Items listed in a dataset:

┄┄┄┄┄┄┄┄┄┄┄┄┄┄┄┄┄┄┄┄

template <int MODE>
__global__ __launch_bounds__(256, 1) void vfn_mlp16_kernel(const Mlp16Args a) {
    __shared__ __attribute__((aligned(16))) uint4 s_ring[3 * VFN16_SLOT + 256 * 8];
    float* s_park = reinterpret_cast<float*>(s_ring + 3 * VFN16_SLOT) + threadIdx.x * 32;
    const int tid = threadIdx.x;
    const int lane = tid & 63;
    const int wave = __builtin_amdgcn_readfirstlane(tid >> 6);
    const int g = lane >> 5;
#ifdef VFN16_STAMPS
    const unsigned long long st_t0 = __builtin_amdgcn_s_memtime(), st_r0 = __builtin_amdgcn_s_memrealtime();
#endif
    unsigned long long ck_t0 = 0ull, ck_r0 = 0ull;
    if constexpr ((MODE & M16_RENDER) != 0 && (MODE & M16_BLKIN) == 0 && (MODE & M16_TRAIN) == 0) {
        if (a.clock) { ck_t0 = __builtin_amdgcn_s_memtime(); ck_r0 = __builtin_amdgcn_s_memrealtime(); }
    }
    const long long m = (long long)blockIdx.x * VFN16_PTS + wave * 32 + (lane & 31);
    long long n_live = a.n_points;
    if (a.n_dev) {
        const long long nd = (long long)*a.n_dev;
        n_live = nd < n_live ? nd : n_live;
        if ((long long)blockIdx.x * VFN16_PTS >= n_live) return;
    }
    const bool in = m < n_live;

    if constexpr ((MODE & M16_BLKIN) != 0) {
        const int dpos = in ? a.src[m] : -1;
        const bool live = dpos >= 0;
        float xr[3] = {0.f, 0.f, 0.f}, dr[3] = {0.f, 0.f, 0.f}, nrm[3] = {0.f, 0.f, 0.f};
        if (live) {
            const long long di = dpos / a.dirs_div;
#pragma unroll
            for (int c = 0; c < 3; ++c) { xr[c] = a.points[(long long)dpos * 3 + c]; dr[c] = a.ray_dirs[di * 3 + c]; nrm[c] = a.vec_in[m * 3 + c]; }
        }
        Pipe16 p;
        p.lds = s_ring;
        p.vf_w = __builtin_amdgcn_make_buffer_rsrc(const_cast<uint4*>(a.rn_w), 0, (int)a.rn_bytes, 0x00020000);
        p.rn_w = p.vf_w;
        p.saved = nullptr; p.slot_floats = 0; p.slot_bytes = 0; p.save_voff = 0; p.blk_out = nullptr; p.blk_bytes = 0; p.blk_voff = 0;
        p.masks = nullptr; p.mask_bytes = 0; p.mask_voff = 0; p.save16 = 0; p.save_voff16 = 0; p.feat_voff = 0; p.st_tile = 0; p.st_q = 0;
        dma_chunk<MODE, 0>(p, wave, lane);
        dma_chunk<MODE, 1>(p, wave, lane);
        X16 xa, xb;
        A16 aux;
        float ain_blk = 0.f;
        {
            typedef unsigned int u32x4 __attribute__((ext_vector_type(4)));
            const __amdgpu_buffer_rsrc_t rs_blk = __builtin_amdgcn_make_buffer_rsrc(
                const_cast<uint4*>(a.blk_in), 0, (int)(((a.n_points + 31) & ~31ll) * 1024), 0x00020000);
            const unsigned goff = in ? (unsigned)((m >> 5) * 32768 + lane * 16) : 0xfffffff0u;
            u32x4 q[32];
#pragma unroll
            for (int i = 0; i < 32; ++i) q[i] = __builtin_amdgcn_raw_buffer_load_b128(rs_blk, goff, i * 1024, 0);
            render_aux<MODE>(a, aux, xr, dr, nrm, -1, false, g, ain_blk);
#pragma unroll
            for (int t = 0; t < 8; ++t) {
                half8 h0 = __builtin_bit_cast(half8, q[4 * t + 0]), l0 = __builtin_bit_cast(half8, q[4 * t + 1]);
                half8 h1 = __builtin_bit_cast(half8, q[4 * t + 2]), l1 = __builtin_bit_cast(half8, q[4 * t + 3]);
                asm volatile("" : "+a"(h0)); asm volatile("" : "+a"(l0)); asm volatile("" : "+a"(h1)); asm volatile("" : "+a"(l1));
                xb.hi[2 * t] = h0; xb.lo[2 * t] = l0; xb.hi[2 * t + 1] = h1; xb.lo[2 * t + 1] = l1;
            }
        }
        asm volatile("s_waitcnt vmcnt(0)" ::: "memory");
        __builtin_amdgcn_s_barrier();
        Carry16 cy;
#pragma unroll
        for (int q = 0; q < 16; ++q) cy.pend[q] = 0.f;
        cy.lm[0] = 0; cy.lm[1] = 0; cy.lm[2] = 0; cy.lm[3] = 0; cy.sat = 0ull;
        prefetch_chunk<MODE, 0>(cy, p, lane);
#ifdef VFN16_STAMPS
        const unsigned long long st_t1 = __builtin_amdgcn_s_memtime();
#endif
        render_tail<MODE>(a, p, cy, xa, xb, aux, nrm, live ? (long long)dpos : -1, live, wave, lane);
        report_range(a, cy.sat, ain_blk);
#ifdef VFN16_STAMPS
        if (threadIdx.x == 0 && live) {
            const unsigned long long t2 = __builtin_amdgcn_s_memtime(), r2 = __builtin_amdgcn_s_memrealtime();
            a.out_colors[(long long)dpos * 3 + 0] = (float)(st_t1 - st_t0); a.out_colors[(long long)dpos * 3 + 1] = (float)(t2 - st_t0);
            a.out_colors[(long long)dpos * 3 + 2] = (float)(r2 - st_r0);
        }
#endif
    } else {
    float x[3] = {0.f, 0.f, 0.f};
    if (in) { x[0] = a.points[m * 3 + 0]; x[1] = a.points[m * 3 + 1]; x[2] = a.points[m * 3 + 2]; }
    float d[3] = {0.f, 0.f, 0.f};
    int out_row = -1;
    if ((MODE & M16_RENDER) && in) {
        const long long di = m / a.dirs_div;
        d[0] = a.ray_dirs[di * 3 + 0]; d[1] = a.ray_dirs[di * 3 + 1]; d[2] = a.ray_dirs[di * 3 + 2];
        if (a.out_index) out_row = a.out_index[m];
    }
    asm volatile("s_waitcnt vmcnt(0)" ::: "memory");
    if (MODE & M16_RENDER) {
        s_park[0] = x[0]; s_park[1] = x[1]; s_park[2] = x[2];
        s_park[4] = d[0]; s_park[5] = d[1]; s_park[6] = d[2];
    }

    Pipe16 p;
    p.lds = s_ring;
    p.vf_w = __builtin_amdgcn_make_buffer_rsrc(const_cast<uint4*>(a.vf_w), 0, (int)a.vf_bytes, 0x00020000);
    p.rn_w = __builtin_amdgcn_make_buffer_rsrc(const_cast<uint4*>((MODE & M16_RENDER) ? a.rn_w : a.vf_w), 0,
                                               (int)((MODE & M16_RENDER) ? a.rn_bytes : a.vf_bytes), 0x00020000);
    const bool frag = (a.save_f16 & 2) != 0;
    const long long mw = m + a.ws_first;
    p.slot_floats = frag ? ((a.ws_points + 31) >> 5) * 8192 : a.ws_points * 256;
    p.saved = a.saved + a.ws_first * 256;
    {
        const long long left = p.slot_floats * 4 - a.ws_first * 1024;
        p.slot_bytes = (uint32_t)(left < 0x7fffffffll ? left : 0x7fffffffll);
    }
    p.save_voff = !in ? (frag ? 0xc0000000u : 0xfffffff0u) : (frag ? (uint32_t)((m >> 5) * 32768 + lane * 16) : (uint32_t)(m * 1024 + g * 16));
    p.save_voff16 = !in ? (frag ? 0xc0000000u : 0xfffffff0u) : (frag ? (uint32_t)((m >> 5) * 32768 + lane * 8) : (uint32_t)(m * 1024 + g * 8));
    p.feat_voff = in ? (uint32_t)(m * 1024 + g * 16) : 0xfffffff0u;
    p.st_tile = frag ? 4096u : 128u; p.st_q = frag ? 1024u : 32u;
    p.masks = a.save_masks; p.mask_bytes = (uint32_t)(a.ws_points * 32); p.mask_voff = in ? (uint32_t)((2 * mw + g) * 16) : 0xfffffff0u;
    p.save16 = a.save_f16 & 1;
    p.blk_out = a.blk_out; p.blk_bytes = (uint32_t)(((a.n_points + 31) & ~31ll) * 1024);
    p.blk_voff = (uint32_t)((m >> 5) * 32768 + lane * 16);
    dma_chunk<MODE, 0>(p, wave, lane);
    dma_chunk<MODE, 1>(p, wave, lane);
    if constexpr (mode_one(MODE)) static_for<VFN16_P1_RING - 3>([&](auto ic) { dma_chunk<MODE, 2 + decltype(ic)::value>(p, wave, lane); });
#ifdef ABL_NODMA
    dma_chunk<MODE, 9>(p, wave, lane);
    dma_chunk<MODE, 10>(p, wave, lane);
    dma_chunk<MODE, 11>(p, wave, lane);
#endif

    const int vf_multires = a.vf_multires;
    A16 aux;
    float ain = 0.f;
    {
        float sn[18], cs[18];
        encode_sincos(x, vf_multires, g, sn, cs);
        build_aux(aux, g, [&](int k) { return enc_value(x, sn, cs, vf_multires, k); }, ain);
        if ((MODE & M16_TRAIN) && in) save_aux(a.save_aux_vf, mw, g, [&](int k) { return enc_value(x, sn, cs, vf_multires, k); });
        half8* pk = reinterpret_cast<half8*>(s_park + 8);
#pragma unroll
        for (int q = 0; q < 3; ++q) { pk[2 * q] = aux.hi[q]; pk[2 * q + 1] = aux.lo[q]; }
    }
    asm volatile("s_waitcnt vmcnt(0)" ::: "memory");
    __builtin_amdgcn_s_barrier();
    Carry16 cy;
#pragma unroll
    for (int q = 0; q < 16; ++q) cy.pend[q] = 0.f;
    cy.lm[0] = 0; cy.lm[1] = 0; cy.lm[2] = 0; cy.lm[3] = 0; cy.sat = 0ull;
    prefetch_chunk<MODE, 0>(cy, p, lane);

    X16 xa, xb;
    float vec[3] = {0.f, 0.f, 0.f};
#ifdef VFN16_STAMPS
    const unsigned long long st_t1 = __builtin_amdgcn_s_memtime();
#endif
    constexpr int R = EPI_RELU, T = EPI_TANH, NONE = -1;
    layer16<MODE, 0, 0, 3, 8, R, NONE, 0, 0, -1>(xa, aux, xb, xb, cy, vec, p, wave, lane);
    layer16<MODE, 8, 16, 0, 8, R, R, 14, 1, 0>(xb, aux, xa, xb, cy, vec, p, wave, lane);
    layer16<MODE, 16, 16, 0, 8, R, R, 14, 2, 1>(xa, aux, xb, xa, cy, vec, p, wave, lane);
    layer16<MODE, 24, 16, 0, 7, R, R, 14, 3, 2>(xb, aux, xa, xb, cy, vec, p, wave, lane);
    { A16 ax; load_aux(ax, s_park); layer16<MODE, 31, 14, 3, 8, R, R, 12, 4, 3>(xa, ax, xb, xa, cy, vec, p, wave, lane); }
    layer16<MODE, 39, 16, 0, 8, R, R, 14, 5, 4>(xb, aux, xa, xb, cy, vec, p, wave, lane);
    layer16<MODE, 47, 16, 0, 8, R, R, 14, 6, 5>(xa, aux, xb, xa, cy, vec, p, wave, lane);
    layer16<MODE, 55, 16, 0, 8, R, R, 14, 7, 6>(xb, aux, xa, xb, cy, vec, p, wave, lane);
    if constexpr (!(MODE & M16_FEAT)) {
        layer16<MODE, 63, 16, 0, 1, EPI_HEAD_TANH, R, 14, -1, 7>(xa, aux, xb, xa, cy, vec, p, wave, lane);
        if (in && g == 0) { a.out_vec[m * 3 + 0] = vec[0]; a.out_vec[m * 3 + 1] = vec[1]; a.out_vec[m * 3 + 2] = vec[2]; }
        report_range(a, cy.sat, ain);
    } else {
    constexpr bool BO = (MODE & M16_BLKOUT) != 0;
    layer16<MODE, 63, 16, 0, 8, T, R, 14, 8, 7, BO, false>(xa, aux, xb, xa, cy, vec, p, wave, lane);
    layer16<MODE, 71, 16, 0, 1, EPI_HEAD_TANH, T, 14, -1, 8, false, BO>(xa, aux, xb, xb, cy, vec, p, wave, lane);
    if constexpr (!(MODE & M16_RENDER)) {
        if (in && g == 0) { a.out_vec[m * 3 + 0] = vec[0]; a.out_vec[m * 3 + 1] = vec[1]; a.out_vec[m * 3 + 2] = vec[2]; }
        report_range(a, cy.sat, ain);
#ifdef VFN16_STAMPS
        if (threadIdx.x == 0) {
            const unsigned long long t2 = __builtin_amdgcn_s_memtime(), r2 = __builtin_amdgcn_s_memrealtime();
            a.out_vec[m * 3 + 0] = (float)(st_t1 - st_t0); a.out_vec[m * 3 + 1] = (float)(t2 - st_t0); a.out_vec[m * 3 + 2] = (float)(r2 - st_r0);
        }
#endif
    } else {
    float nrm[3];
#pragma unroll
    for (int c = 0; c < 3; ++c) nrm[c] = __shfl(vec[c], lane & 31, 64);
    const float xr[3] = {s_park[0], s_park[1], s_park[2]};
    const float dr[3] = {s_park[4], s_park[5], s_park[6]};
    A16 raux;
    render_aux<MODE>(a, raux, xr, dr, nrm, (MODE & M16_TRAIN) ? mw : m, in, g, ain);
    render_tail<MODE>(a, p, cy, xa, xb, raux, nrm, a.out_index ? (long long)out_row : m, a.out_index ? out_row >= 0 : in, wave, lane);
    report_range(a, cy.sat, ain);
    if constexpr ((MODE & M16_TRAIN) == 0) {
        if (a.clock && threadIdx.x == 0 && (long long)blockIdx.x < a.clock_slots) {
            const unsigned long long t1 = __builtin_amdgcn_s_memtime(), r1 = __builtin_amdgcn_s_memrealtime();
            a.clock[2 * blockIdx.x] = t1 - ck_t0; a.clock[2 * blockIdx.x + 1] = r1 - ck_r0;
        }
    }
    const long long mo = (long long)blockIdx.x * VFN16_PTS + (threadIdx.x >> 6) * 32 + (threadIdx.x & 31);
    (void)mo;
#ifdef VFN16_STAMPS
    if (threadIdx.x == 0) {
        const unsigned long long t1 = __builtin_amdgcn_s_memtime(), r1 = __builtin_amdgcn_s_memrealtime();
        a.out_colors[mo * 3 + 0] = (float)(t1 - st_t0); a.out_colors[mo * 3 + 1] = (float)(r1 - st_r0);
    }
#endif
    }
    }
    }
}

┄┄┄┄┄┄┄┄┄┄┄┄┄┄┄┄┄┄┄┄

■ Your instructions ■
From the entries above, collect every line with the string "bool" in it.

■ Written solution ■
    const bool in = m < n_live;
        const bool live = dpos >= 0;
    const bool frag = (a.save_f16 & 2) != 0;
    constexpr bool BO = (MODE & M16_BLKOUT) != 0;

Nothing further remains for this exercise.